↓

template <int ABL = 0>
__global__ __launch_bounds__(256, 2) void conv3x3_split_ring16_kernel(GemmArgs g) {
    constexpr int NI = 8;
    extern __shared__ __attribute__((aligned(16))) char lds_raw[];
    const unsigned lds_base = (unsigned)(size_t)(__attribute__((address_space(3))) char*)lds_raw;
    const int tid = threadIdx.x, lane = tid & 63;
    const int wave = __builtin_amdgcn_readfirstlane(tid >> 6);
    const int fx = lane & 15, fk = lane >> 4;
    int tile_m, tile_n;
    r_xcd_tile(tile_m, tile_n, g.tile_panel);
    const int n0 = tile_n * 128;
    int img, trem, ty0, tx0, tiles_x, tiles_y;
    ring_tile(tile_m, g.H, g.W, img, trem, ty0, tx0, tiles_x, tiles_y);
    const int Hin = g.H >> g.upsample, Win = g.W >> g.upsample;
    const int NC = g.Cin / 32;

    const ring_rsrc_t img_rsrc = ring_image_rsrc(g.A, img, Hin, Win, g.Cin);
    unsigned poff[3];
    ring_piece_offsets(poff, wave, lane, ty0, tx0, g.H, g.W, Win, g.upsample, g.Cin);
    u32x4 pst[2];
    unsigned piece_base = ring_piece_base(lds_base, wave, lane);

    const char* bfrag = reinterpret_cast<const char*>(reinterpret_cast<const half_t*>(g.Bw_frag16) + (size_t)(n0 / 32 + wave) * ((size_t)NC * 9 * 2048));
    unsigned lane16 = lane * 16;

    f32x4 accm[NI][2], accx[NI][2];
#pragma unroll
    for (int i = 0; i < NI; ++i)
#pragma unroll
        for (int j = 0; j < 2; ++j)
#pragma unroll
            for (int r = 0; r < 4; ++r) { accm[i][j][r] = 0.0f; accx[i][j][r] = 0.0f; }
    const unsigned abase = ring_frag_base(lds_base, fx, fk);
    half8 ah[4], al[4];
    half8 wh[H_RING][2], wl[H_RING][2];

#pragma unroll
    for (int rnd = 0; rnd < 3; ++rnd) {
        ring_load_piece(pst[0], poff, img_rsrc, 0, 2 * rnd, g.Cin); ring_load_piece(pst[1], poff, img_rsrc, 0, 2 * rnd + 1, g.Cin);
        asm volatile("s_waitcnt vmcnt(0)" : "+v"(pst[0]), "+v"(pst[1]));
        ring_store_piece(piece_base, pst[0], 0, 2 * rnd); ring_store_piece(piece_base, pst[1], 0, 2 * rnd + 1);
    }
#pragma unroll
    for (int s = 0; s < H_AHEAD; ++s) ring_load_b4(wh[s], wl[s], lane16, bfrag, s);
    asm volatile("s_waitcnt vmcnt(0) lgkmcnt(0)" ::: "memory");

#pragma unroll 1
    for (int c0 = 0; c0 < NC; c0 += 2) {
#pragma unroll
        for (int cc = 0; cc < 2; ++cc) {
            const int c = c0 + cc, cn = min(c + 1, NC - 1);
            __builtin_amdgcn_s_barrier();
            __builtin_amdgcn_sched_barrier(0);
            if (ABL != 4) { ring_read_a16(ah, al, abase, cc, 0, 0); ring_read_a16(ah, al, abase, cc, 0, 1); ring_read_a16(ah, al, abase, cc, 0, 2); ring_read_a16(ah, al, abase, cc, 0, 3); }
#pragma unroll
            for (int tap = 0; tap < 9; ++tap) {
                const int s = cc * 9 + tap, slot = s % H_RING, nslot = (s + H_AHEAD) % H_RING;
                const long long S = (long long)c0 * 9 + s;
                const int tapoff = (tap / 3) * R_PITCH + tap % 3, ntapoff = ((tap + 1) / 3) * R_PITCH + (tap + 1) % 3;
                if (ABL != 4) asm volatile("s_waitcnt vmcnt(%4)" : "+v"(wh[slot][0]), "+v"(wl[slot][0]), "+v"(wh[slot][1]), "+v"(wl[slot][1]) : "n"(h_younger(s)));
#pragma unroll
                for (int pr = 0; pr < 4; ++pr) {
                    const int i0 = 2 * pr, i1 = 2 * pr + 1;
                    if (ABL != 4) {
                        const bool more = !(tap == 8 && pr == 3);
                        if (more) asm volatile("s_waitcnt lgkmcnt(4)" : "+v"(ah[i0 % 4]), "+v"(al[i0 % 4]), "+v"(ah[i1 % 4]), "+v"(al[i1 % 4]));
                        else asm volatile("s_waitcnt lgkmcnt(0)" : "+v"(ah[i0 % 4]), "+v"(al[i0 % 4]), "+v"(ah[i1 % 4]), "+v"(al[i1 % 4]));
                    }
#pragma unroll
                    for (int ii = 0; ii < 2; ++ii)
#pragma unroll
                        for (int j = 0; j < 2; ++j)
                            accm[i0 + ii][j] = __builtin_amdgcn_mfma_f32_16x16x32_f16(wh[slot][j], ah[(i0 + ii) % 4], accm[i0 + ii][j], 0, 0, 0);
#pragma unroll
                    for (int ii = 0; ii < 2; ++ii)
#pragma unroll
                        for (int j = 0; j < 2; ++j)
                            accx[i0 + ii][j] = __builtin_amdgcn_mfma_f32_16x16x32_f16(wh[slot][j], al[(i0 + ii) % 4], accx[i0 + ii][j], 0, 0, 0);
#pragma unroll
                    for (int ii = 0; ii < 2; ++ii)
#pragma unroll
                        for (int j = 0; j < 2; ++j)
                            accx[i0 + ii][j] = __builtin_amdgcn_mfma_f32_16x16x32_f16(wl[slot][j], ah[(i0 + ii) % 4], accx[i0 + ii][j], 0, 0, 0);
                    if (ABL == 4) continue;
                    if (pr < 2) {
                        if (pr == 0) { ring_read_a16(ah, al, abase, cc, tapoff, 4); ring_read_a16(ah, al, abase, cc, tapoff, 5); }
                        else { ring_read_a16(ah, al, abase, cc, tapoff, 6); ring_read_a16(ah, al, abase, cc, tapoff, 7); }
                    } else if (tap < 8) {
                        if (pr == 2) { ring_read_a16(ah, al, abase, cc, ntapoff, 0); ring_read_a16(ah, al, abase, cc, ntapoff, 1); }
                        else { ring_read_a16(ah, al, abase, cc, ntapoff, 2); ring_read_a16(ah, al, abase, cc, ntapoff, 3); }
                    }
                    if (pr == 0 && ABL != 5) ring_load_b4(wh[nslot], wl[nslot], lane16, bfrag, S + H_AHEAD);
                    if (pr == 1 && ABL != 2) {
                        if (tap >= 2 && tap - 2 < R_PPW) {
                            if (tap - 1 < R_PPW) asm volatile("s_waitcnt vmcnt(9)" : "+v"(pst[tap % 2]));
                            else asm volatile("s_waitcnt vmcnt(8)" : "+v"(pst[tap % 2]));
                            ring_store_piece(piece_base, pst[tap % 2], cc ^ 1, tap - 2);
                        }
                        if (tap < R_PPW) ring_load_piece(pst[tap % 2], poff, img_rsrc, cn, tap, g.Cin);
                    }
                }
            }
        }
    }
    asm volatile("s_waitcnt vmcnt(0) lgkmcnt(0)" ::: "memory");
    __builtin_amdgcn_s_barrier();
    __builtin_amdgcn_sched_barrier(0);
    if (ABL == 1) { ring_sink_acc(g, accm, accx); return; }
    const long long pix0 = ((long long)img * g.H + ty0) * g.W + tx0;
    char* stage = lds_raw;
    float bv[8], gs[8], gq[8];
    ring_bias8(g, n0 + (tid & 15) * 8, bv);
    bool bad = false;
#pragma unroll
    for (int e = 0; e < 8; ++e) { gs[e] = 0.0f; gq[e] = 0.0f; }
#pragma unroll
    for (int half = 0; half < 2; ++half) {
        if (half > 0) __syncthreads();
        h_stage_half(stage, accm, accx, half, wave, fx, fk);
        __syncthreads();
        ring_store_rows<4, true>(g, stage, tid, n0, bv, true, [&](int r) { return pix0 + (long long)(half * 4 + (r >> 4)) * g.W + (r & 15); }, gs, gq, bad);
    }
    if (bad && g.range_flag) atomicOr(g.range_flag, 1);
    ring_reduce_gn(g, lds_raw, tid, gs, gq, n0, true, (long long)img * (tiles_x * tiles_y) + trem);
}


__global__ void pack_split_up16_kernel(const float* __restrict__ w, half_t* __restrict__ out, int N, int Cin, size_t total) {
    const int NC = Cin / 32, NG = (N + 31) / 32;
    for (size_t i = blockIdx.x * (size_t)blockDim.x + threadIdx.x; i < total; i += (size_t)gridDim.x * blockDim.x) {
        const int j = (int)(i & 7), lane = (int)((i >> 3) & 63);
        size_t ch = i >> 9;
        const int plane = (int)(ch & 1); ch >>= 1;
        const int blk = (int)(ch & 1); ch >>= 1;
        const int tap = (int)(ch & 3); ch >>= 2;
        const int c = (int)(ch % NC); ch /= NC;
        const int t = (int)(ch % NG);
        const int phase = (int)(ch / NG);
        const int pa = phase >> 1, pb = phase & 1, ty = tap >> 1, tx = tap & 1;
        const int n = t * 32 + blk * 16 + (lane & 15), kin = c * 32 + 8 * (lane >> 4) + j;
        const int ky0 = pa == 0 ? (ty == 0 ? 0 : 1) : (ty == 0 ? 0 : 2), ky1 = pa == 0 ? (ty == 0 ? 0 : 2) : (ty == 0 ? 1 : 2);
        const int kx0 = pb == 0 ? (tx == 0 ? 0 : 1) : (tx == 0 ? 0 : 2), kx1 = pb == 0 ? (tx == 0 ? 0 : 2) : (tx == 0 ? 1 : 2);
        double x = 0.0;
        if (n < N)
            for (int ky = ky0; ky <= ky1; ++ky)
                for (int kx = kx0; kx <= kx1; ++kx) x += (double)w[(size_t)n * 9 * Cin + (size_t)(ky * 3 + kx) * Cin + kin];
        const half_t hi = (half_t)(float)x;
        out[i] = plane ? (half_t)(float)((x - (double)(float)hi) * 2048.0) : hi;
    }
}
size_t split_up_elems(int N, int Cin) { return (size_t)4 * ((N + 31) / 32) * (Cin / 32) * 4 * 2048 + 2048; }
hipError_t launch_pack_split_up16(const float* w_tapmajor, half_t* out, int N, int Cin, hipStream_t st) {
    const size_t total = split_up_elems(N, Cin) - 2048;
    pack_split_up16_kernel<<<(int)std::min<size_t>((total + 255) / 256, 8192), 256, 0, st>>>(w_tapmajor, out, N, Cin, total);
    return hipGetLastError();
}

template <int ABL = 0>
__global__ __launch_bounds__(256, 2) void conv2x2_split_up16_kernel(GemmArgs g) {
    constexpr int NI = 8, TAPS = 4;
    extern __shared__ __attribute__((aligned(16))) char lds_raw[];
    const unsigned lds_base = (unsigned)(size_t)(__attribute__((address_space(3))) char*)lds_raw;
    const int tid = threadIdx.x, lane = tid & 63;
    const int wave = __builtin_amdgcn_readfirstlane(tid >> 6);
    const int fx = lane & 15, fk = lane >> 4;
    int tile_m, tile_v;
    r_xcd_tile(tile_m, tile_v, g.tile_panel);
    const int NT = g.N / 128;
    const int phase = tile_v / NT, pa = phase >> 1, pb = phase & 1;
    const int n0 = (tile_v - phase * NT) * 128;
    const int Hin = g.H >> 1, Win = g.W >> 1;
    int img, trem, ty0, tx0, tiles_x, tiles_y;
    ring_tile(tile_m, Hin, Win, img, trem, ty0, tx0, tiles_x, tiles_y);
    const int NC = g.Cin / 32;

    const ring_rsrc_t img_rsrc = ring_image_rsrc(g.A, img, Hin, Win, g.Cin);
    unsigned poff[3];
    ring_piece_offsets(poff, wave, lane, ty0, tx0, Hin, Win, Win, 0, g.Cin);
    u32x4 pst[R_PPW];
    unsigned piece_base = ring_piece_base(lds_base, wave, lane);

    const char* bfrag = reinterpret_cast<const char*>(reinterpret_cast<const half_t*>(g.Bw_up16) +
                                                      ((size_t)phase * (g.N / 32) + n0 / 32 + wave) * ((size_t)NC * TAPS * 2048));
    unsigned lane16 = lane * 16;

    f32x4 accm[NI][2], accx[NI][2];
#pragma unroll
    for (int i = 0; i < NI; ++i)
#pragma unroll
        for (int j = 0; j < 2; ++j)
#pragma unroll
            for (int r = 0; r < 4; ++r) { accm[i][j][r] = 0.0f; accx[i][j][r] = 0.0f; }
    const unsigned abase = ring_frag_base(lds_base, fx + pa * R_PITCH + pb, fk);
    half8 ah[4], al[4];
    half8 wh[2][2], wl[2][2];

#pragma unroll
    for (int u = 0; u < R_PPW; ++u) ring_load_piece(pst[u], poff, img_rsrc, 0, u, g.Cin);
    asm volatile("s_waitcnt vmcnt(0)" : "+v"(pst[0]), "+v"(pst[1]), "+v"(pst[2]), "+v"(pst[3]), "+v"(pst[4]), "+v"(pst[5]));
#pragma unroll
    for (int u = 0; u < R_PPW; ++u) ring_store_piece(piece_base, pst[u], 0, u);
    ring_load_b4(wh[0], wl[0], lane16, bfrag, 0);
    asm volatile("s_waitcnt vmcnt(0) lgkmcnt(0)" ::: "memory");

#pragma unroll 1
    for (int c0 = 0; c0 < NC; c0 += 2) {
#pragma unroll
        for (int cc = 0; cc < 2; ++cc) {
            const int c = c0 + cc, cn = min(c + 1, NC - 1);
            __builtin_amdgcn_s_barrier();
            __builtin_amdgcn_sched_barrier(0);
            if (ABL != 4) { ring_read_a16(ah, al, abase, cc, 0, 0); ring_read_a16(ah, al, abase, cc, 0, 1); ring_read_a16(ah, al, abase, cc, 0, 2); ring_read_a16(ah, al, abase, cc, 0, 3); }
#pragma unroll
            for (int tap = 0; tap < TAPS; ++tap) {
                const int s = cc * TAPS + tap, slot = s % 2, nslot = (s + 1) % 2;
                const long long S = (long long)c0 * TAPS + s;
                const int tapoff = (tap / 2) * R_PITCH + tap % 2, ntapoff = ((tap + 1) / 2) * R_PITCH + (tap + 1) % 2;
                if (ABL != 4) {
                    if (tap == 1 || tap == 2) asm volatile("s_waitcnt vmcnt(3)" : "+v"(wh[slot][0]), "+v"(wl[slot][0]), "+v"(wh[slot][1]), "+v"(wl[slot][1]));
                    else asm volatile("s_waitcnt vmcnt(0)" : "+v"(wh[slot][0]), "+v"(wl[slot][0]), "+v"(wh[slot][1]), "+v"(wl[slot][1]));
                    if (ABL != 5) ring_load_b4(wh[nslot], wl[nslot], lane16, bfrag, S + 1);
                }
#pragma unroll
                for (int pr = 0; pr < 4; ++pr) {
                    const int i0 = 2 * pr, i1 = 2 * pr + 1;
                    if (ABL != 4) {
                        const bool more = !(tap == TAPS - 1 && pr == 3);
                        if (more) asm volatile("s_waitcnt lgkmcnt(4)" : "+v"(ah[i0 % 4]), "+v"(al[i0 % 4]), "+v"(ah[i1 % 4]), "+v"(al[i1 % 4]));
                        else asm volatile("s_waitcnt lgkmcnt(0)" : "+v"(ah[i0 % 4]), "+v"(al[i0 % 4]), "+v"(ah[i1 % 4]), "+v"(al[i1 % 4]));
                    }
#pragma unroll
                    for (int ii = 0; ii < 2; ++ii)
#pragma unroll
                        for (int j = 0; j < 2; ++j)
                            accm[i0 + ii][j] = __builtin_amdgcn_mfma_f32_16x16x32_f16(wh[slot][j], ah[(i0 + ii) % 4], accm[i0 + ii][j], 0, 0, 0);
#pragma unroll
                    for (int ii = 0; ii < 2; ++ii)
#pragma unroll
                        for (int j = 0; j < 2; ++j)
                            accx[i0 + ii][j] = __builtin_amdgcn_mfma_f32_16x16x32_f16(wh[slot][j], al[(i0 + ii) % 4], accx[i0 + ii][j], 0, 0, 0);
#pragma unroll
                    for (int ii = 0; ii < 2; ++ii)
#pragma unroll
                        for (int j = 0; j < 2; ++j)
                            accx[i0 + ii][j] = __builtin_amdgcn_mfma_f32_16x16x32_f16(wl[slot][j], ah[(i0 + ii) % 4], accx[i0 + ii][j], 0, 0, 0);
                    if (ABL == 4) continue;
                    if (pr >= 1 && tap >= 2 && ABL != 2) {
                        const int u = 3 * (tap - 2) + pr - 1;
                        if (tap == 2) asm volatile("s_waitcnt vmcnt(7)" : "+v"(pst[u])); else asm volatile("s_waitcnt vmcnt(4)" : "+v"(pst[u]));
                        ring_store_piece(piece_base, pst[u], cc ^ 1, u);
                    }
                    if (pr < 2) {
                        if (pr == 0) { ring_read_a16(ah, al, abase, cc, tapoff, 4); ring_read_a16(ah, al, abase, cc, tapoff, 5); }
                        else { ring_read_a16(ah, al, abase, cc, tapoff, 6); ring_read_a16(ah, al, abase, cc, tapoff, 7); }
                    } else if (tap < TAPS - 1) {
                        if (pr == 2) { ring_read_a16(ah, al, abase, cc, ntapoff, 0); ring_read_a16(ah, al, abase, cc, ntapoff, 1); }
                        else { ring_read_a16(ah, al, abase, cc, ntapoff, 2); ring_read_a16(ah, al, abase, cc, ntapoff, 3); }
                    }
                    if (pr >= 1 && tap < 2 && ABL != 2) ring_load_piece(pst[3 * tap + pr - 1], poff, img_rsrc, cn, 3 * tap + pr - 1, g.Cin);
                }
            }
        }
    }
    asm volatile("s_waitcnt vmcnt(0) lgkmcnt(0)" ::: "memory");
    __builtin_amdgcn_s_barrier();
    __builtin_amdgcn_sched_barrier(0);
    if (ABL == 1) { ring_sink_acc(g, accm, accx); return; }
    char* stage = lds_raw;
    float bv[8], gs[8], gq[8];
    ring_bias8(g, n0 + (tid & 15) * 8, bv);
#pragma unroll
    for (int e = 0; e < 8; ++e) { gs[e] = 0.0f; gq[e] = 0.0f; }
#pragma unroll
    for (int half = 0; half < 2; ++half) {
        if (half > 0) __syncthreads();
        h_stage_half(stage, accm, accx, half, wave, fx, fk);
        __syncthreads();
        ring_store_rows<4>(g, stage, tid, n0, bv, true, [&](int r) {
            const long long oy = 2 * (ty0 + half * 4 + (r >> 4)) + pa, ox = 2 * (tx0 + (r & 15)) + pb;
            return ((long long)img * g.H + oy) * g.W + ox;
        }, gs, gq);
    }
    ring_reduce_gn(g, lds_raw, tid, gs, gq, n0, true, ((long long)img * (tiles_x * tiles_y) + trem) * 4 + phase);
}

↑

*What you will do:* Copy out all lines of the listing above that include "float".

*Result for this exercise:*
    float bv[8], gs[8], gq[8];
__global__ void pack_split_up16_kernel(const float* __restrict__ w, half_t* __restrict__ out, int N, int Cin, size_t total) {
        const half_t hi = (half_t)(float)x;
        out[i] = plane ? (half_t)(float)((x - (double)(float)hi) * 2048.0) : hi;
hipError_t launch_pack_split_up16(const float* w_tapmajor, half_t* out, int N, int Cin, hipStream_t st) {
    float bv[8], gs[8], gq[8];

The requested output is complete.